WORK ORDER:
Using the data below, count the lines where "leader" appears, and answer with the number alone.

AVAILABLE DATA:
▶

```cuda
template <typename K>
inline void ensure_dynamic_smem(K kernel, int bytes, unsigned long long& done_mask) {
  int dev = 0;
  SMK_CUDA(cudaGetDevice(&dev));
  const unsigned long long bit = 1ull << (dev & 63);
  if (done_mask & bit) return;
  SMK_CUDA(cudaFuncSetAttribute(kernel, cudaFuncAttributeMaxDynamicSharedMemorySize, bytes));
  done_mask |= bit;
}


bool gemm_conv_supported(const ConvGeom& g);
void launch_gemm_conv(const Act& in, const ConvGeom& g, const __half* w_hi, const __half* w_lo, int cout_pad,
                      const Epilogue& ep, int nsplit, int num_sms, cudaStream_t st);
void launch_gemm_multi(const GemmInput* convs, int nconv, const Act* residual, int res_col0, const __half* w_hi,
                       const __half* w_lo, int cout_pad, int w_ld, const Epilogue& ep, int nsplit, int num_sms,
                       cudaStream_t st, bool reverse_m = false);

CUtensorMap make_map_tiled_nd(const __half* base, int rank, const uint64_t* dims, const uint64_t* strides_bytes,
                              const uint32_t* box, int swizzle_bytes);

int patch_conv_mode();
// ... 47 lines not shown
```

### siammask_b200/csrc/conv_gemm_sm90.cu

```cuda
#include "common.cuh"
#include "ptx.cuh"

#include <cstdlib>
#include <cstring>
#include <mutex>
#include <unordered_map>

namespace smk {

namespace {

constexpr int BLOCK_M = 128;
constexpr int BLOCK_K = 64;
constexpr int CIN_GRAIN = 64;
constexpr int MMA_K = 16;
constexpr int SMEM_LIMIT = 227 * 1024;
constexpr int NUM_CONSUMER_WARPS = 8;
constexpr int NUM_THREADS = 128 + 32 * NUM_CONSUMER_WARPS;
constexpr int PRODUCER_REGS = 40;
constexpr int CONSUMER_REGS = 232;

template <int BLOCK_N, int NSPLIT>
struct Cfg {
  static constexpr int A_TILE_BYTES = BLOCK_M * BLOCK_K * 2;
  static constexpr int B_TILE_BYTES = BLOCK_N * BLOCK_K * 2;
  static constexpr int STAGE_BYTES = NSPLIT * (A_TILE_BYTES + B_TILE_BYTES);
  static constexpr int RAW_STAGES = (SMEM_LIMIT - 2048) / STAGE_BYTES;
  static constexpr int STAGES = RAW_STAGES > 6 ? 6 : RAW_STAGES;
  static constexpr int SMEM_BYTES = STAGES * STAGE_BYTES + 1024  + 256 ;
  static constexpr int ACC = BLOCK_N / 2;
  static_assert(STAGES >= 2, "pipeline needs at least two stages");
  static_assert(BLOCK_N % 16 == 0 && BLOCK_N >= 16 && BLOCK_N <= 128, "N tile (register accumulators)");
  static_assert(B_TILE_BYTES % 1024 == 0, "stage parts stay 1024-aligned (swizzle atoms)");
  static_assert(SMEM_BYTES <= SMEM_LIMIT, "shared memory budget");
};

__device__ __forceinline__ int m_block(const GemmParams& p, int tile) {
  const int mb = tile / p.n_tiles;
  return p.reverse_m ? p.m_tiles - 1 - mb : mb;
}

template <int BLOCK_N, int NSPLIT>
__global__ void __launch_bounds__(NUM_THREADS, 1) conv_gemm_kernel(const __grid_constant__ GemmParams p) {
  using C = Cfg<BLOCK_N, NSPLIT>;
  constexpr int STAGES = C::STAGES;
  constexpr int A_TILE_BYTES = C::A_TILE_BYTES;

  extern __shared__ uint8_t smem_raw[];
  uint8_t* smem = reinterpret_cast<uint8_t*>((reinterpret_cast<uintptr_t>(smem_raw) + 1023) & ~uintptr_t(1023));
  uint64_t* full_bar = reinterpret_cast<uint64_t*>(smem + STAGES * C::STAGE_BYTES);
  uint64_t* empty_bar = full_bar + STAGES;

  const int warp = __shfl_sync(0xffffffffu, (int)(threadIdx.x >> 5), 0);
  const int lane = threadIdx.x & 31;
  const int num_tiles = p.m_tiles * p.n_tiles;

  if (threadIdx.x == 0) {
    for (int i = 0; i < NSPLIT; ++i) {
      for (int sgi = 0; sgi < p.nseg; ++sgi) tma_prefetch_desc(&p.seg[sgi].tmA[i]);
      tma_prefetch_desc(&p.tmB[i]);
    }
    for (int s = 0; s < STAGES; ++s) {
      mbar_init(&full_bar[s], 1);
      mbar_init(&empty_bar[s], NUM_CONSUMER_WARPS);
    }
    fence_barrier_init();
  }
  __syncthreads();

  if (warp < 4) {
    setmaxnreg_dec<PRODUCER_REGS>();
    if (warp != 0) return;
    const bool leader = elect_one();
    int stage = 0;
    uint32_t phase = 0;
    auto acquire = [&](uint32_t bytes) {
      mbar_wait(&empty_bar[stage], phase ^ 1);
      if (leader) mbar_arrive_expect_tx(&full_bar[stage], bytes);
    };
    auto load_2d = [&](void* dst, const CUtensorMap* map, int c0, int c1) {
      if (leader) tma_load_2d(dst, map, &full_bar[stage], c0, c1);
    };
    for (int tile = blockIdx.x; tile < num_tiles; tile += gridDim.x) {
      const int m0 = m_block(p, tile) * BLOCK_M;
      const int n0 = (tile % p.n_tiles) * BLOCK_N;
      const int q = m0 % p.Wo;
      const int t = m0 / p.Wo;
      const int pq = t % p.Ho;
      const int nb = t / p.Ho;
      for (int sgi = 0; sgi < p.nseg; ++sgi) {
        const GemmSegment& sg = p.seg[sgi];
        if (sg.kind == 1) {
#pragma unroll 1
          for (int kb = 0; kb < BLOCK_N / BLOCK_K; ++kb) {
            acquire(C::STAGE_BYTES);
            uint8_t* st = smem + stage * C::STAGE_BYTES;
#pragma unroll
            for (int s = 0; s < NSPLIT; ++s) {
              load_2d(st + s * A_TILE_BYTES, &sg.tmA[s], n0 + kb * BLOCK_K, m0);
              load_2d(st + NSPLIT * A_TILE_BYTES + s * C::B_TILE_BYTES, &p.tmB[s], sg.b_col0 + n0 + kb * BLOCK_K, n0);
            }
            __syncwarp();
            if (++stage == STAGES) { stage = 0; phase ^= 1; }
          }
          continue;
        }
        const int wb = q * sg.stride - sg.pad;
        const int hb = pq * sg.stride - sg.pad;
#pragma unroll 1
        for (int kb = 0; kb < sg.num_kb; ++kb) {
          acquire(C::STAGE_BYTES);
          uint8_t* st = smem + stage * C::STAGE_BYTES;
          const int tap = kb / sg.cblks;
          const int c0 = (kb - tap * sg.cblks) * BLOCK_K;
#pragma unroll
          for (int s = 0; s < NSPLIT; ++s) {
            uint8_t* a_dst = st + s * A_TILE_BYTES;
            if (sg.mode == 0) {
              load_2d(a_dst, &sg.tmA[s], c0, m0);
            } else if (leader) {
              const int r = tap / sg.KW;
              const int sx = tap - r * sg.KW;
              tma_load_im2col_4d(a_dst, &sg.tmA[s], &full_bar[stage], c0, wb, hb, nb,
                                 static_cast<uint16_t>(sx * sg.dil), static_cast<uint16_t>(r * sg.dil));
            }
            load_2d(st + NSPLIT * A_TILE_BYTES + s * C::B_TILE_BYTES, &p.tmB[s], sg.b_col0 + kb * BLOCK_K, n0);
          }
          __syncwarp();
          if (++stage == STAGES) { stage = 0; phase ^= 1; }
        }
      }
    }
    return;
  }

  setmaxnreg_inc<CONSUMER_REGS>();
  const int wg = (warp >> 2) - 1;
  const int wl = warp & 3;
  const Epilogue& ep = p.ep;
  const int HoWo = p.Ho * p.Wo;
  float acc[C::ACC];
  float acc2[C::ACC];
  int stage = 0;
  uint32_t phase = 0;
  for (int tile = blockIdx.x; tile < num_tiles; tile += gridDim.x) {
#pragma unroll
    for (int i = 0; i < C::ACC; ++i) { acc[i] = 0.f; acc2[i] = 0.f; }
    int prev = -1;
    for (int sgi = 0; sgi < p.nseg; ++sgi) {
      const GemmSegment& sg = p.seg[sgi];
      const bool ident = sg.kind == 1;
      const int nkb = ident ? BLOCK_N / BLOCK_K : sg.num_kb;
#pragma unroll 1
      for (int kb = 0; kb < nkb; ++kb) {
        mbar_wait(&full_bar[stage], phase);
        const uint32_t a_hi = smem_u32(smem + stage * C::STAGE_BYTES) + wg * (64 * BLOCK_K * 2);
        const uint32_t b_hi = smem_u32(smem + stage * C::STAGE_BYTES) + NSPLIT * A_TILE_BYTES;
        const uint64_t da_hi0 = wgmma_desc_kmajor<128>(a_hi);
        const uint64_t db_hi0 = wgmma_desc_kmajor<128>(b_hi);
        const uint64_t da_lo0 = wgmma_desc_kmajor<128>(a_hi + A_TILE_BYTES);
        const uint64_t db_lo0 = wgmma_desc_kmajor<128>(b_hi + C::B_TILE_BYTES);
        wgmma_fence();
#pragma unroll
        for (int k = 0; k < BLOCK_K / MMA_K; ++k) {
          const uint64_t kadd = static_cast<uint64_t>(k * MMA_K * 2 / 16);
          wgmma_f16<BLOCK_N>(acc, da_hi0 + kadd, db_hi0 + kadd);
          if constexpr (NSPLIT == 2) {
            wgmma_f16<BLOCK_N>(acc2, da_hi0 + kadd, db_lo0 + kadd);
            wgmma_f16<BLOCK_N>(acc2, da_lo0 + kadd, db_hi0 + kadd);
          }
        }
        wgmma_commit();
        wgmma_wait<1>();
        if (prev >= 0) {
          __syncwarp();
          if (lane == 0) mbar_arrive(&empty_bar[prev]);
        }
        prev = stage;
        if (++stage == STAGES) { stage = 0; phase ^= 1; }
      }
    }
    wgmma_wait<0>();
    fence_regs(acc);
    if constexpr (NSPLIT == 2) fence_regs(acc2);
    __syncwarp();
    if (lane == 0) mbar_arrive(&empty_bar[prev]);

    const int row0 = m_block(p, tile) * BLOCK_M + wg * 64 + wl * 16 + (lane >> 2);
    const int col0 = (tile % p.n_tiles) * BLOCK_N + 2 * (lane & 3);
    float amax = 0.f;
#pragma unroll
    for (int h = 0; h < 2; ++h) {
      const int m = row0 + 8 * h;
      if (m >= p.M) continue;
      const int b = m / HoWo;
      const int hw = m - b * HoWo;
#pragma unroll
      for (int j = 0; j < BLOCK_N / 8; ++j) {
        const int n = col0 + 8 * j;
        float v0 = acc[4 * j + 2 * h], v1 = acc[4 * j + 2 * h + 1];
        if constexpr (NSPLIT == 2) {
          v0 += acc2[4 * j + 2 * h];
          v1 += acc2[4 * j + 2 * h + 1];
        }
        const float2 al = __ldg(reinterpret_cast<const float2*>(ep.alpha + n));
        const float2 be = __ldg(reinterpret_cast<const float2*>(ep.beta + n));
        v0 = fmaf(v0, al.x, be.x);
        v1 = fmaf(v1, al.y, be.y);
        const size_t off = static_cast<size_t>(m) * p.Cout + n;
        if (ep.res_hi != nullptr) {
          const float2 f = __half22float2(*reinterpret_cast<const __half2*>(ep.res_hi + off));
          v0 += f.x;
          v1 += f.y;
          if (ep.res_lo != nullptr) {
            const float2 l = __half22float2(*reinterpret_cast<const __half2*>(ep.res_lo + off));
            v0 += l.x;
            v1 += l.y;
          }
        }
        if (ep.relu) {
          v0 = fmaxf(v0, 0.f);
          v1 = fmaxf(v1, 0.f);
        }
        if (ep.out_mode == OUT_NHWC_SPLIT) {
          amax = fmaxf(amax, fmaxf(fabsf(v0), fabsf(v1)));
          const __half2 hv = __floats2half2_rn(v0, v1);
          const float2 hf = __half22float2(hv);
          *reinterpret_cast<__half2*>(ep.out_hi + off) = hv;
          if (ep.out_lo != nullptr)
            *reinterpret_cast<__half2*>(ep.out_lo + off) = __floats2half2_rn(v0 - hf.x, v1 - hf.y);
        } else if (ep.out_mode == OUT_NHWC_F32) {
          *reinterpret_cast<float2*>(ep.out_f32 + off) = make_float2(v0, v1);
        } else if (n < p.Cout) {
          float* dst = ep.out_f32 + (static_cast<size_t>(b) * p.Cout + n) * HoWo + hw;
          __stcs(dst, v0);
          if (n + 1 < p.Cout) __stcs(dst + HoWo, v1);
        }
      }
    }
    if (ep.out_mode == OUT_NHWC_SPLIT) flag_if_out_of_range(amax, ep.ovf);
  }
}
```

◀

YOUR SOLUTION:
4